ACTIVITY: When a line in the data below includes "while", pick it out and copy it.

(Data entries)
##########
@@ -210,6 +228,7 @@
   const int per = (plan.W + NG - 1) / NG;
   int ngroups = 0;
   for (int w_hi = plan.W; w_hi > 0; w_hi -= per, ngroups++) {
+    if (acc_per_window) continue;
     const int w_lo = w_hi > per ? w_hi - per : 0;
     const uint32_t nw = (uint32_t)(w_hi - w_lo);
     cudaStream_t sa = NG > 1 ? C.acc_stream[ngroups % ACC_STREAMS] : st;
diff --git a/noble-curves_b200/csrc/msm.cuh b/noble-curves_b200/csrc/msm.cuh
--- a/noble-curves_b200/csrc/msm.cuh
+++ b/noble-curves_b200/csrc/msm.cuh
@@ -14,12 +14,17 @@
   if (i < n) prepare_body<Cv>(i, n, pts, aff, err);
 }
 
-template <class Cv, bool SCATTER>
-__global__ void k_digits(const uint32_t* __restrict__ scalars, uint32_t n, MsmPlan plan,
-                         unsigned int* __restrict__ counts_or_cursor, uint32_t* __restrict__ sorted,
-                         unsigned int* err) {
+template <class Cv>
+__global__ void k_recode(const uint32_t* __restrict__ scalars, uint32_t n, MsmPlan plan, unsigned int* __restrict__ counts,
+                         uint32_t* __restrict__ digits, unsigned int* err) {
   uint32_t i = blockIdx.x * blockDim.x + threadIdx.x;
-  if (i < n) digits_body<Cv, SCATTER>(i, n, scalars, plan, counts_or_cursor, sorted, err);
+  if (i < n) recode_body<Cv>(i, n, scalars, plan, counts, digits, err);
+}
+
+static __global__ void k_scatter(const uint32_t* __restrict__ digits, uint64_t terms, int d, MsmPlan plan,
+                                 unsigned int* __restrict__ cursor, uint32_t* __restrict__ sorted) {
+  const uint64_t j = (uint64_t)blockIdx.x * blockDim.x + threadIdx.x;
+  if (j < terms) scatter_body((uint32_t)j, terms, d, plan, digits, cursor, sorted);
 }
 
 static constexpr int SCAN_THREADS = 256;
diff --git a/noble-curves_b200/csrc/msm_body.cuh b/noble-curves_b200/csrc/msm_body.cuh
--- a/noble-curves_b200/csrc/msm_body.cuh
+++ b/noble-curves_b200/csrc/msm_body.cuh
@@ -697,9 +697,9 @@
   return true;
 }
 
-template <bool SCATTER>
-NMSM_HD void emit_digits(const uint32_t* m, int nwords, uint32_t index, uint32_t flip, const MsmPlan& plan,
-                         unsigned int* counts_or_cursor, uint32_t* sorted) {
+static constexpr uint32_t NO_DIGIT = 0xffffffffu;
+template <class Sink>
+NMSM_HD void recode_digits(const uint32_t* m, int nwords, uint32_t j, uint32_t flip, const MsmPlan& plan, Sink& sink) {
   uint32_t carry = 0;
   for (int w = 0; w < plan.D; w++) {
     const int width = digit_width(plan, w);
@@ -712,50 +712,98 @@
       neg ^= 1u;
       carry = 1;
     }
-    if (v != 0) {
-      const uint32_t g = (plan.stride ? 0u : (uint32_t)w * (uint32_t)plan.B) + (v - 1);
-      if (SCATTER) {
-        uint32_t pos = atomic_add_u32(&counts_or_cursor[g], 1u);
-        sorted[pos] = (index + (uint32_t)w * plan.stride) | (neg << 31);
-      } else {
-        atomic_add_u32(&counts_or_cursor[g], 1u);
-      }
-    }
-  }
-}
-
##########
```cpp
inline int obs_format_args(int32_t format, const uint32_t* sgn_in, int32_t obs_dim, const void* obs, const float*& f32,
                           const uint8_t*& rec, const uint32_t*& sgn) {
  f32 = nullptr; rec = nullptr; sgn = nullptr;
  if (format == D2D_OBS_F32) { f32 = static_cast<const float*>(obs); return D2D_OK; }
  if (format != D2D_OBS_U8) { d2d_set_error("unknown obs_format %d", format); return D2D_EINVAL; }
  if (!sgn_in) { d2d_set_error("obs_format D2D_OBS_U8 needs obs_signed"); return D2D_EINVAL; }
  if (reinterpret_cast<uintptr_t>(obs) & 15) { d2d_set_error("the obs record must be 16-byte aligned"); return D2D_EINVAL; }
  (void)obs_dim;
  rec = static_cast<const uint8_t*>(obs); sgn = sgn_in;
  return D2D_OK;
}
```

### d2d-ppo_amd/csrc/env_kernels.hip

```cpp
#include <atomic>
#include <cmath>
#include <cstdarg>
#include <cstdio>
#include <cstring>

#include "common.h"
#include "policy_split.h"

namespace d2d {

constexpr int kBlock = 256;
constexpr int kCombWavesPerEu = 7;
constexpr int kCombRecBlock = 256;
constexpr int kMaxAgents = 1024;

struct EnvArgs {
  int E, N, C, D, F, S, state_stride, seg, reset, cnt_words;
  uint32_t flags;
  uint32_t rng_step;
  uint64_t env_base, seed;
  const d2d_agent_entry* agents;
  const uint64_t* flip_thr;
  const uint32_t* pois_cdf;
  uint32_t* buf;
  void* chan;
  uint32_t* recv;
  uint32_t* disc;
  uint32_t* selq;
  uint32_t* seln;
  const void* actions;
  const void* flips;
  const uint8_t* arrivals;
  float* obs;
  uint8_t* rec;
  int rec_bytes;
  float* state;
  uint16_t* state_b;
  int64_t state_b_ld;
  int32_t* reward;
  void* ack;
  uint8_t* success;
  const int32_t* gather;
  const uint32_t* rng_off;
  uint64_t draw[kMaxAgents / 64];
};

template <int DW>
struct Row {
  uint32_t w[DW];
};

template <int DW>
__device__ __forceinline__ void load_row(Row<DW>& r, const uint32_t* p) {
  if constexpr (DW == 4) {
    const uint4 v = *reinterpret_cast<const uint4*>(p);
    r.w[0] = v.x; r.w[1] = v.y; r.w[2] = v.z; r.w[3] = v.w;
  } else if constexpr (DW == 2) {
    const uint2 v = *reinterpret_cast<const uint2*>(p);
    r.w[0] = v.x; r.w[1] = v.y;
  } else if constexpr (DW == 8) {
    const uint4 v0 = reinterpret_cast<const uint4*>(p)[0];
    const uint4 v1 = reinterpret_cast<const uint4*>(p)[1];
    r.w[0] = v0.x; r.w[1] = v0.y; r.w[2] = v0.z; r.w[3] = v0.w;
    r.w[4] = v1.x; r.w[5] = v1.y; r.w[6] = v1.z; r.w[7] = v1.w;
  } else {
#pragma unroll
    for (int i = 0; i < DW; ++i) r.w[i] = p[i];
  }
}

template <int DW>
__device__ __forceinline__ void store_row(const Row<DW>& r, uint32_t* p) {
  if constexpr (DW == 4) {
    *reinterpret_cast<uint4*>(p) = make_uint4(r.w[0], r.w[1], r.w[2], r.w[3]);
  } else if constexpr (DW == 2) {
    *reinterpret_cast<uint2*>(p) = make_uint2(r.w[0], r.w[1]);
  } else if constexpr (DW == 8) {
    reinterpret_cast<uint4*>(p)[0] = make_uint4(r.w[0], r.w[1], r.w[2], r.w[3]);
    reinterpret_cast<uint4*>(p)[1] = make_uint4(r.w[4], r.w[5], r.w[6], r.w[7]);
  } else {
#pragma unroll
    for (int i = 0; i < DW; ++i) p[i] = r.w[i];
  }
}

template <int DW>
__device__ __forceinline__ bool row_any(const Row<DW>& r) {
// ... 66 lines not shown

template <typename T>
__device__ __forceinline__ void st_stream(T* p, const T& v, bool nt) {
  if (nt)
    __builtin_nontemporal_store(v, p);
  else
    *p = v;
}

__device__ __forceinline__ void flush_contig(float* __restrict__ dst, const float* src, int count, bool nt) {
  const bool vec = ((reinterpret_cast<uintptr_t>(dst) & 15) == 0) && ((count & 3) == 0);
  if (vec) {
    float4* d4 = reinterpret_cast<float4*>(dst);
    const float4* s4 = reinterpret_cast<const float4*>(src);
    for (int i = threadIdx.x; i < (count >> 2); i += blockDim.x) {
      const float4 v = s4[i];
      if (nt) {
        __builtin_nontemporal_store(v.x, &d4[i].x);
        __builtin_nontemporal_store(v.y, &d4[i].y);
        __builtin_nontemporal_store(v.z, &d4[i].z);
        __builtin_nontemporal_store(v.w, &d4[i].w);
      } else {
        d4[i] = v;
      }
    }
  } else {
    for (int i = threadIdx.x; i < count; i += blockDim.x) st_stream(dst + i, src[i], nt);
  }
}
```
##########
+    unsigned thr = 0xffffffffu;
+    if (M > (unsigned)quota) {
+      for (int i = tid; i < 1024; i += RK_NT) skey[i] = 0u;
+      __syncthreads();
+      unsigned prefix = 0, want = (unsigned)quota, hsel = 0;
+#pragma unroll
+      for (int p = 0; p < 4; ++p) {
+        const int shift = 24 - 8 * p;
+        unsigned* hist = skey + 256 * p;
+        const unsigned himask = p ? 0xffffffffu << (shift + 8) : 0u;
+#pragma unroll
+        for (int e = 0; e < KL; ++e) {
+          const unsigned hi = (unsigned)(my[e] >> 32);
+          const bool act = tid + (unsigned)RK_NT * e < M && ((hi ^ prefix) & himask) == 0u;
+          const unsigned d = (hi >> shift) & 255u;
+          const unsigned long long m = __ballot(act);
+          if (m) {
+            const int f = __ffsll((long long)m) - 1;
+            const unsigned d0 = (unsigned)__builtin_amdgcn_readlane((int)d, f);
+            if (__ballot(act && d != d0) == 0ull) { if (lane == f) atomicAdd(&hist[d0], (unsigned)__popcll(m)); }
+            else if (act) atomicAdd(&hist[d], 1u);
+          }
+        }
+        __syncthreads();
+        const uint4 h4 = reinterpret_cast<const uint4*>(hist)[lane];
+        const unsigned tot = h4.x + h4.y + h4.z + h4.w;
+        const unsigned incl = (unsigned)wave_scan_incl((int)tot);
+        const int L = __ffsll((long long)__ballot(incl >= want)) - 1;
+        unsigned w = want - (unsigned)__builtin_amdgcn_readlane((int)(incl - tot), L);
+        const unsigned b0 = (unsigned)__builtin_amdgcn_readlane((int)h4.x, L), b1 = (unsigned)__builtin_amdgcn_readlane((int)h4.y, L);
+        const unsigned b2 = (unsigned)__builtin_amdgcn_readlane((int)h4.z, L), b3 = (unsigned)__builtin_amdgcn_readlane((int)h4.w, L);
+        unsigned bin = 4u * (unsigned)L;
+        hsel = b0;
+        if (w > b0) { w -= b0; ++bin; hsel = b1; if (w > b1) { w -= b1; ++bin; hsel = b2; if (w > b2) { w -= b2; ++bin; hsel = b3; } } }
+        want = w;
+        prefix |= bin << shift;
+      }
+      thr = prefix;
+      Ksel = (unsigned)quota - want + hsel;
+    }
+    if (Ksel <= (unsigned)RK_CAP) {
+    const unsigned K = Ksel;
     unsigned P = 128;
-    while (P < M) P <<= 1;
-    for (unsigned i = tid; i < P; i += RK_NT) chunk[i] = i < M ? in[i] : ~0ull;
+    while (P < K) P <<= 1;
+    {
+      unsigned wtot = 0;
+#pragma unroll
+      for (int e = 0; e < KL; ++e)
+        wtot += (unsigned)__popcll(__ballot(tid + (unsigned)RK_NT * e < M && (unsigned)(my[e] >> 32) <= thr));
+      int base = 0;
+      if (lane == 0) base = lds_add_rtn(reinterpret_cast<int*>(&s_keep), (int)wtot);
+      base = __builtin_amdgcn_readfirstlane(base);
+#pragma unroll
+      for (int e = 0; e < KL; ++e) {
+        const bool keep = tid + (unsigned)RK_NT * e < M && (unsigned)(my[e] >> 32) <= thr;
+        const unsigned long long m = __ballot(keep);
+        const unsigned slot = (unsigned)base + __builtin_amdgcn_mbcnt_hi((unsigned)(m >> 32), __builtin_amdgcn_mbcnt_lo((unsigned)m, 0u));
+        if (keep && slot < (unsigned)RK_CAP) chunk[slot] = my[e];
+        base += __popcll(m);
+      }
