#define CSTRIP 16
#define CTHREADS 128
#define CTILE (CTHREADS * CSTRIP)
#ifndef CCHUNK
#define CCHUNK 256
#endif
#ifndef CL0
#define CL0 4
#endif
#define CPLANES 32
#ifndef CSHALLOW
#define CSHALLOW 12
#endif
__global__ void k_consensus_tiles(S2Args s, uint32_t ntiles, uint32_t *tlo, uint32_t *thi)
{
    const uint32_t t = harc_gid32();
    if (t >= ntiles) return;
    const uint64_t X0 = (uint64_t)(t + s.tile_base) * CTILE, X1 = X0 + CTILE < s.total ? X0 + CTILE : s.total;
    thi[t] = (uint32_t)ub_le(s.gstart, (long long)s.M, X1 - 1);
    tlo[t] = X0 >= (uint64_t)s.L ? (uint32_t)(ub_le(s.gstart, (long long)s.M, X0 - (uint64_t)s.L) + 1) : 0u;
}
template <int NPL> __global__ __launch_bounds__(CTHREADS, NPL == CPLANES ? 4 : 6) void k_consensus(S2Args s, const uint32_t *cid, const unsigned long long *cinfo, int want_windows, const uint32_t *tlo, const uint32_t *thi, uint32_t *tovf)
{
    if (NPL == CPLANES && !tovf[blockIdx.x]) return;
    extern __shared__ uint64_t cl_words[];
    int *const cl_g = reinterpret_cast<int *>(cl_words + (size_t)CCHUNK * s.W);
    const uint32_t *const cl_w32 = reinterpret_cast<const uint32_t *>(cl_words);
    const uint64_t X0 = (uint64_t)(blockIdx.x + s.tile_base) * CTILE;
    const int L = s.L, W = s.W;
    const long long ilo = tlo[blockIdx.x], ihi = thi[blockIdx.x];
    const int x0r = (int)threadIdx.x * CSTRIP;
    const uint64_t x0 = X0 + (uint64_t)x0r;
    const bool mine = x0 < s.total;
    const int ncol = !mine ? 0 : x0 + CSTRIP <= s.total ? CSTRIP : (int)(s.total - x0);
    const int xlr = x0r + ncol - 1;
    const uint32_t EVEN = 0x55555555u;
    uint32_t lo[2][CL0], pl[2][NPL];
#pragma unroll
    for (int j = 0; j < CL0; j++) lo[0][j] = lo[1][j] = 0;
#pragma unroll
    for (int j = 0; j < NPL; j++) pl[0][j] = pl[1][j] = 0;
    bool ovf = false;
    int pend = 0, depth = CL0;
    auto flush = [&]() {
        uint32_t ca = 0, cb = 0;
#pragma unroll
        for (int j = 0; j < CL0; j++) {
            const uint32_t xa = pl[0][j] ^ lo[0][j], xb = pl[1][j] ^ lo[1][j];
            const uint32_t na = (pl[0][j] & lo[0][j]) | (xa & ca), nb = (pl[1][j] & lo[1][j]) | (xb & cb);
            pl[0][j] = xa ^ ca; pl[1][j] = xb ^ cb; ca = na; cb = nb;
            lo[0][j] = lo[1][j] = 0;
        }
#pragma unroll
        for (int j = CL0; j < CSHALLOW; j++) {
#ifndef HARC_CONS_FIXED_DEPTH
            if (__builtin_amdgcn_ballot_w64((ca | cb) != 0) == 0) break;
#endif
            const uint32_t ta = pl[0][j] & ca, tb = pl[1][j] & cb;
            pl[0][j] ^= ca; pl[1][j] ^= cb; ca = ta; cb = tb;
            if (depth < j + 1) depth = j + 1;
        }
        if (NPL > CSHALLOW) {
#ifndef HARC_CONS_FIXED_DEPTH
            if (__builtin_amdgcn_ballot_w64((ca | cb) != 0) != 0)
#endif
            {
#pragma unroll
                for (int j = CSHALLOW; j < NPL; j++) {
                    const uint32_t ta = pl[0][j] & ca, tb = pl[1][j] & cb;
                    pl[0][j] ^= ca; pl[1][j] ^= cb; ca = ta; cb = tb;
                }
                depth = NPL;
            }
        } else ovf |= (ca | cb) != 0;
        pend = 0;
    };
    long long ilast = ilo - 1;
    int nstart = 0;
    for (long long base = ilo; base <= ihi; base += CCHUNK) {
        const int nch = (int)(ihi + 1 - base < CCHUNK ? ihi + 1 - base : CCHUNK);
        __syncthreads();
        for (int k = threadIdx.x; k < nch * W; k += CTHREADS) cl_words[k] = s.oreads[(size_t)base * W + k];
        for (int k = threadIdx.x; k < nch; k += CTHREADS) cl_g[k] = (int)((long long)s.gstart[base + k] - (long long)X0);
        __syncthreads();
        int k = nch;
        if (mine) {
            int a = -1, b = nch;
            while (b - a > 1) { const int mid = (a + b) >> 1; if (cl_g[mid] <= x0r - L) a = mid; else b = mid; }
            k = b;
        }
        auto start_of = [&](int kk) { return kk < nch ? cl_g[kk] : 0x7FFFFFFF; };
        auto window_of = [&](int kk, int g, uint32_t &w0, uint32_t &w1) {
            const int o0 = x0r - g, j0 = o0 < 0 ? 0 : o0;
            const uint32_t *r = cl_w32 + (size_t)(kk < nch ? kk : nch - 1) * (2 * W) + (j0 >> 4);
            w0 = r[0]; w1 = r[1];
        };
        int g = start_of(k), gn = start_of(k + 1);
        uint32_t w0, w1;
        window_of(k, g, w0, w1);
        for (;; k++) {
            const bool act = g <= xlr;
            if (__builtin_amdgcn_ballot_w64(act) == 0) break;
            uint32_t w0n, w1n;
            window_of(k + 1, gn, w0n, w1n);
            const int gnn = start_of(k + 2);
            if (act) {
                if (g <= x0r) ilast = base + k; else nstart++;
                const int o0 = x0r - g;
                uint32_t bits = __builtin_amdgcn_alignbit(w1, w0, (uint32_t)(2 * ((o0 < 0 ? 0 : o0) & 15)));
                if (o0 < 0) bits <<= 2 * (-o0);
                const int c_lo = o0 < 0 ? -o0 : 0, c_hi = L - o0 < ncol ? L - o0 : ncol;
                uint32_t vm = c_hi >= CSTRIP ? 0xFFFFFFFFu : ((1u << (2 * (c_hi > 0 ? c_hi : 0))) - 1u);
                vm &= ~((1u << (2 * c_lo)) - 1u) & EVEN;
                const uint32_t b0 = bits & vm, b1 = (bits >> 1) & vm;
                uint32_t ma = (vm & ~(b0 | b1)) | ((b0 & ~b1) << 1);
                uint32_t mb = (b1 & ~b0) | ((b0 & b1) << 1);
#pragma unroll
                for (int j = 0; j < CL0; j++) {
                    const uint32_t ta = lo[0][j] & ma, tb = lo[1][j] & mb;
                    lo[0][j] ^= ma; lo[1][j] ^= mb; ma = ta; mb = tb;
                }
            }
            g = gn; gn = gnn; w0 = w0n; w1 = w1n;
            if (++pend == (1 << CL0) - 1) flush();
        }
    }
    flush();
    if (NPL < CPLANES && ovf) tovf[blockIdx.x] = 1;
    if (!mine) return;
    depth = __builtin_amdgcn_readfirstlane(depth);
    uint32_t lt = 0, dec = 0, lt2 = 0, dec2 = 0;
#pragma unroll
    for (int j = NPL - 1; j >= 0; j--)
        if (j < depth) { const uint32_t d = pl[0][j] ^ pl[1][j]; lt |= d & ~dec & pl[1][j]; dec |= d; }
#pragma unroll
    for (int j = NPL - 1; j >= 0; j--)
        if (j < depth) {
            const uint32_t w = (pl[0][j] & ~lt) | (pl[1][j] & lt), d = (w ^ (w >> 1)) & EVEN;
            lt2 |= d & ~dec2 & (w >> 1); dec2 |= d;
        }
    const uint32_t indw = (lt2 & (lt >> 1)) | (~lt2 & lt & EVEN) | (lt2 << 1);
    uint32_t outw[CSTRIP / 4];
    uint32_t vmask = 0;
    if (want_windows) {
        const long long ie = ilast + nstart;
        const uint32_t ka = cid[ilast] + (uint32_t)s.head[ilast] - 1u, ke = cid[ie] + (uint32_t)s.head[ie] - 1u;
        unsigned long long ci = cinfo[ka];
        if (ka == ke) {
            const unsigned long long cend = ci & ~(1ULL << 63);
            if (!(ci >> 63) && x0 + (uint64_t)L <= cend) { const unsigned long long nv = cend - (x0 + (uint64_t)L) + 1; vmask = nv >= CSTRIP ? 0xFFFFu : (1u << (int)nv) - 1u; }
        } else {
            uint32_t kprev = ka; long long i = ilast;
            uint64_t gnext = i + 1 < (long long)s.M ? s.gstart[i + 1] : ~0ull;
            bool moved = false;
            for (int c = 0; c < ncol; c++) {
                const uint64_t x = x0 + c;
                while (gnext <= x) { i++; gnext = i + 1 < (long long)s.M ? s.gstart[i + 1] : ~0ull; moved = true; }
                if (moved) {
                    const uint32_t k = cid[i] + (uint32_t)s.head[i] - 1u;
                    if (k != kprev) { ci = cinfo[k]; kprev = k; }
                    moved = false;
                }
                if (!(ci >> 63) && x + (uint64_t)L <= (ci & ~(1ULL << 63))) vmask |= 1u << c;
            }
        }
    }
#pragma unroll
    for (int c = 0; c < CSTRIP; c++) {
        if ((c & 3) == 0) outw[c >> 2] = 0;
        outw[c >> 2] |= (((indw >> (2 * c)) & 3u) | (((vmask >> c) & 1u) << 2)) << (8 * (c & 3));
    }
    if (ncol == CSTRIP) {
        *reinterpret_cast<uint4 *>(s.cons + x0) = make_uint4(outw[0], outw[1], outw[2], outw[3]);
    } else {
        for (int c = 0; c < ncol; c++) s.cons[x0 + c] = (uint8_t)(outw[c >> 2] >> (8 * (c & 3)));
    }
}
##########
FINISHED EXERCISE:
-    while (P < M) P <<= 1;
+    while (P < K) P <<= 1;
            while (b - a > 1) { const int mid = (a + b) >> 1; if (cl_g[mid] <= x0r - L) a = mid; else b = mid; }
                while (gnext <= x) { i++; gnext = i + 1 < (long long)s.M ? s.gstart[i + 1] : ~0ull; moved = true; }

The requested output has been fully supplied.